# Tiger beetles, would they make good pets?.



## Bug collecter (Sep 9, 2004)

Hi Guys

I would like to keep tiger beetles so a few questions please.  What type of sand would be best suited for them, would crickets be ok to feed them as they are carnivorous? thanks.


----------



## thedreadedone (Sep 9, 2004)

ESTABLISHING A TERRARIUM: These insects burrow in the sand, therefore the cage must be lined with sand. 

The size of the terrarium will depend on the size of the culture. Use a glass aquarium or any other clear-sided container. 
Fill the bottom with sand to a depth of at least 5 cm. Try to avoid gravel. 
Add a few plants (real or not) for shade. 
These beetles like heat. Temperature must be at least 19°C for them to get out. A heating lamp above the terrarium is a good idea. 
MAINTAINING THE TERRARIUM: These beetles are fairly easy to keep. 

Water the plants if necessary. If you have no plants, keep one area of the sand damp to provide the beetles with a source of water. 
Discard any remains of crickets (or whatever they eat). 
FEEDING: Tiger beetle larvae and adults are both predacious. 

Give them live invertebrates small and slow enough that they can catch them. This means that a 10 mm tiger beetle cannot take down an 18 mm insect. 
If you feed them crickets, kill or paralyse the crickets before putting them in the terrarium. 
Ants can make up part of the diet of both adults and larvae. 
BREEDING: 

The larvae stay in burrows, catching prey as it passes over the hole. 
The larvae only have three instars (periods between moults).


----------



## danread (Sep 9, 2004)

Bug collecter,

what species of tiger beetle are you thinking of keeping?


----------



## Bug collecter (Sep 9, 2004)

Thanks for your help and your advice dreadedone it is greatly appreciated.

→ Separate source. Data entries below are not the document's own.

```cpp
extern "C" int svsr_conv3x3_wgrad(const void* x, const void* dy, float* dw, int Nimg, int H, int W, int Ci, int Co, float* part,
                                  int64_t part_floats, hipStream_t stream) {
    return svsr_conv3x3_wgrad_v2(x, dy, dw, Nimg, H, W, Ci, Co, part, part_floats, SVSR_GRAD_ADD_DW, stream);
}

extern "C" int svsr_conv3x3_wgrad_v2(const void* x, const void* dy, float* dw, int Nimg, int H, int W, int Ci, int Co, float* part,
                                     int64_t part_floats, int mode, hipStream_t stream) {
    if (mode != 0 && mode != SVSR_GRAD_ADD_DW) return SVSR_ERR_ARG;
    Wgrad3Args a;
    const int rc0 = w3_fill_args(a, Nimg, H, W, Ci, Co);
    if (rc0 != SVSR_OK) return rc0;
    a.x = (const bf16_t*)x; a.dy = (const bf16_t*)dy; a.dw = dw; a.add = mode != 0;
    Wgrad3Multi m{};
    m.x[0] = a.x; m.dy[0] = a.dy; m.dw[0] = dw;
    return w3_launch(a, m, 1, w3_plan(Nimg, H, W, Ci, Co), part, part_floats, stream);
}
```

### syncvsr_amd/model.py

```python
from __future__ import annotations

import math
from typing import Any, Optional

import torch
import torch.nn as nn

from . import ops
from .config import Config, audio_codec_dims
from .init import buffer_specs, hidden_dim, init_state_dict, pad64, param_specs, phys_shape, resnet_block_specs, xt_dims

BF16 = torch.bfloat16


class _SideStream:

    def __init__(self) -> None:
        self.stream: Optional[torch.cuda.Stream] = None
        self.keep: list = []
        self._issuing = False
        self.enabled = False
        self.enabled_small = False

    def run(self, fn, *keep, small: bool = False) -> None:
        if not (self.enabled or (small and self.enabled_small)):
            fn()
            return
        self.keep.extend(keep)
        if self._issuing:
            fn()
            return
        if self.stream is None:
            self.stream = torch.cuda.Stream()
        ops.stream_wait(self.stream, torch.cuda.current_stream())
        ops.STREAM_OVERRIDE = self.stream.cuda_stream
        self._issuing = True
        try:
            fn()
        finally:
            self._issuing = False
            ops.STREAM_OVERRIDE = None

    def join(self) -> None:
        if self.stream is not None and (self.enabled or self.enabled_small):
            ops.stream_wait(torch.cuda.current_stream(), self.stream)
        self.keep.clear()


class _Holder(nn.Module):
# ... 43 lines not shown
            t = sd[name]
            if kind == "conv" and len(shape) == 4:
                t = t.contiguous(memory_format=torch.channels_last)
            _attach(self, name, t, True)
        for name, shape, kind in bspecs:
            _attach(self, name, sd[name], False)
        self._store: Optional[_ParamStore] = None
        self._side = _SideStream()
        self.grad_ready_hook = None
        self.dropout_seed = int(dropout_seed)
        self._drop_word: Optional[torch.Tensor] = None
        self._keep_grads = False
        self._loss_scale = 1.0
        self._wg_group: Optional[list] = None
        self._deferred: list = []
        self._early_sumsq = None
        self._metrics_on_side = False
        self._g_consts: Optional[tuple] = None
        self.register_load_state_dict_post_hook(lambda module, incompatible: module.mark_params_dirty())
        self.register_load_state_dict_pre_hook(lambda module, *a, **k: module._side.join())

    def store(self) -> "_ParamStore":
        dev = _get(self, self._specs[0][0]).device
        if self._store is None or self._store.device != dev or not self._store.owns(self):
            self._store = _ParamStore(self, dev)
        return self._store

    def mark_params_dirty(self) -> None:
        if self._store is not None:
            self._store.shadow_fresh = False
# ... 88 lines not shown

    def loss_seeds(self, dev) -> tuple:
        self.direct_constants(dev)
        return self._g_consts

    def accumulate_into_grads(self, on: bool = True) -> None:
        self._keep_grads = bool(on)

    def grad_store_spans(self, offsets: dict, phys: dict) -> list:
        return []


def _begin_backward(model: _StoreModule, st: "_ParamStore", dev: torch.device, *grads) -> tuple:
    model._wg_group = None
    model._deferred.clear()
    if not model._keep_grads:
        st.zero_grad()
    st.rebind_grads()
    return tuple((g if g is not None else torch.zeros((), device=dev)).float().contiguous() for g in grads)


class TransformerLightningModule(_StoreModule):

    def __init__(self, config: Config, seed: Optional[int] = None):
        super().__init__()
        if not isinstance(config, Config):
            config = Config(config)
        self.config = config
        bert = config.model.bert
        self.encoder_type = str(bert.type)
# ... 488 lines not shown
            wsd = st.bn[td["bn"]]
            dcd, _ = ops.bn_act_bwd(dres, None, td["c"], td["mean"], td["rstd"], st.p32(f"{td['bn']}.weight"), wsd["coef"],
                                    st.g32(f"{td['bn']}.weight"), st.g32(f"{td['bn']}.bias"), 0, False)
            _conv_wgrad(model, st, f"{prefix}.downsample.0", td, dcd)
            wdt = st.t16(f"{prefix}.downsample.0.weight").view(inp, 1, 1, planes)
            dxd = ops.conv2d_dgrad(dcd, wdt, 1, stride, 0, in_hw)
            if tp is not None:
                dx, dx_stats = ops.conv2d_dgrad_bn(dc1, w1t, 3, stride, 1, in_hw, dxd, tp_aux, tp["c"], tp["mean"], tp["rstd"], *tp_gb)
            else:
                dx, dx_stats = ops.conv2d_dgrad(dc1, w1t, 3, stride, 1, in_hw, addend=dxd), None
        elif tp is not None:
            dx, dx_stats = ops.conv2d_dgrad_bn(dc1, w1t, 3, stride, 1, in_hw, dres, tp_aux, tp["c"], tp["mean"], tp["rstd"], *tp_gb)
        else:
            dx, dx_stats = ops.conv2d_dgrad(dc1, w1t, 3, stride, 1, in_hw, addend=dres), None
        _ready(model, st, f"{prefix}.conv1.weight")
    ts = tape["stem"]
    if rec is not None:
        rec["stem"] = (dx.clone(), False)
    sc, sb = model.stem_name + ".0", model.stem_name + ".1"
    ws = st.bn[sb]
    fused = ts.get("xwin") is not None and ops.stem_bwd_wgrad_ok(ts["videos"])
    dconv = ops.stem_bn_gelu_pool_bwd(dx, ts["amax"], ts["c"], ts["mean"], ts["rstd"], st.p32(f"{sb}.weight"), st.p32(f"{sb}.bias"),
                                      ws["coef"], st.g32(f"{sb}.weight"), st.g32(f"{sb}.bias"), model.stem_act, xwin=ts.get("xwin"),
                                      want_dx=not fused)
    if fused:
        _flush_deferred(model)
        model._side.join()
        early = model._early_sumsq
        if early is not None and st.sumsq_head:
            with ops.window_group("tail"):
# ... 1 lines not shown
            st.sumsq_tail_done = True
        ops.stem_bwd_wgrad(ts["videos"], dconv, ts["amax"], ts["c"], ts["mean"], ts["rstd"], ws["coef"], st.g32(f"{sc}.weight"))
    else:
        ops.stem_conv_wgrad(ts["videos"], dconv, st.g32(f"{sc}.weight"))
    _flush_deferred(model)
    model._side.join()
    _ready(model, st, None)


_ABLATE: frozenset = frozenset()


def _conv_wgrad(model, st: "_ParamStore", conv: str, t: dict, dc: torch.Tensor) -> None:
    if "conv_wgrad" in _ABLATE:
        return
    model._side.run(lambda: ops.conv2d_wgrad(t["x"], dc, st.g32(f"{conv}.weight"), t["k"], t["stride"], t["pad"]), dc)


def _lin_wgrad(model, x, dy, gw, gb, rows: int, K: int, N: int, x_pitch: int, dy_pitch: int) -> None:
    if "lin_wgrad" in _ABLATE:
        return
    group = model._wg_group
    if group is not None:
        group.append(dict(x=x, dy=dy, dw=gw, db=gb, rows=rows, K=K, N=N, x_pitch=x_pitch, dy_pitch=dy_pitch))
        return
    model._side.run(lambda: ops.linear_wgrad(x, dy, gw, rows=rows, K=K, N=N, x_pitch=x_pitch, dy_pitch=dy_pitch, db=gb), x, dy, small=True)
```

 Hi Dan i am thinking of keeping the royal tiger beetle as i think they are nice looking and would be a good and intresting species to keep.


----------



## Alex S. (Sep 9, 2004)

A deep layer of moist sand is a must for the larvae when breeding/maintaining a communal cicindelid enclosure. If you are ever keeping giant species of the genus _Manticora_ then the substrate should be at least 5" deep, as the larvae of this genus can be over 3" long.

Alex S.


----------



## Steven (Sep 9, 2004)

for which kinda tigerbeetle is that caresheet above ???  :? 

my intrest in beetles is geting back (never been gone anyway,..   )



Is there ever been any succesfull Cbreeding with tigerbeetles ?


----------



## ghost_tomb (Sep 9, 2004)

Alex S. said:
			
		

> A deep layer of moist sand is a must for the larvae when breeding/maintaining a communal cicindelid enclosure. If you are ever keeping giant species of the genus Manticora then the substrate should be at least 5" deep, as the larvae of this genus can be over 3" long.
> 
> Alex S.




those are the kinda that i'm trying to get from africa

had a shipment come in but more than half had died already so it wasn't taken.

Anyone seen a web site that has them?


----------



## Alex S. (Sep 9, 2004)

Steven said:
			
		

> for which kinda tigerbeetle is that caresheet above ???  :?
> 
> my intrest in beetles is geting back (never been gone anyway,..   )
> 
> ...



_Cicindelidae_ are quite simple to breed in captivity and is done somewhat frequently. The more common tiger beetle species, such as those of the genus _Cicindela_, can all be kept pretty much the same. In a medium-sized enclosure with at least 3" of moist sand and a few hides, such as cork-bark or pieces of clay pots. Temperature will depend on what species is being kept and what region it is from, although for the most part it is best to keep them warmer than room temperature.

Alex S.


----------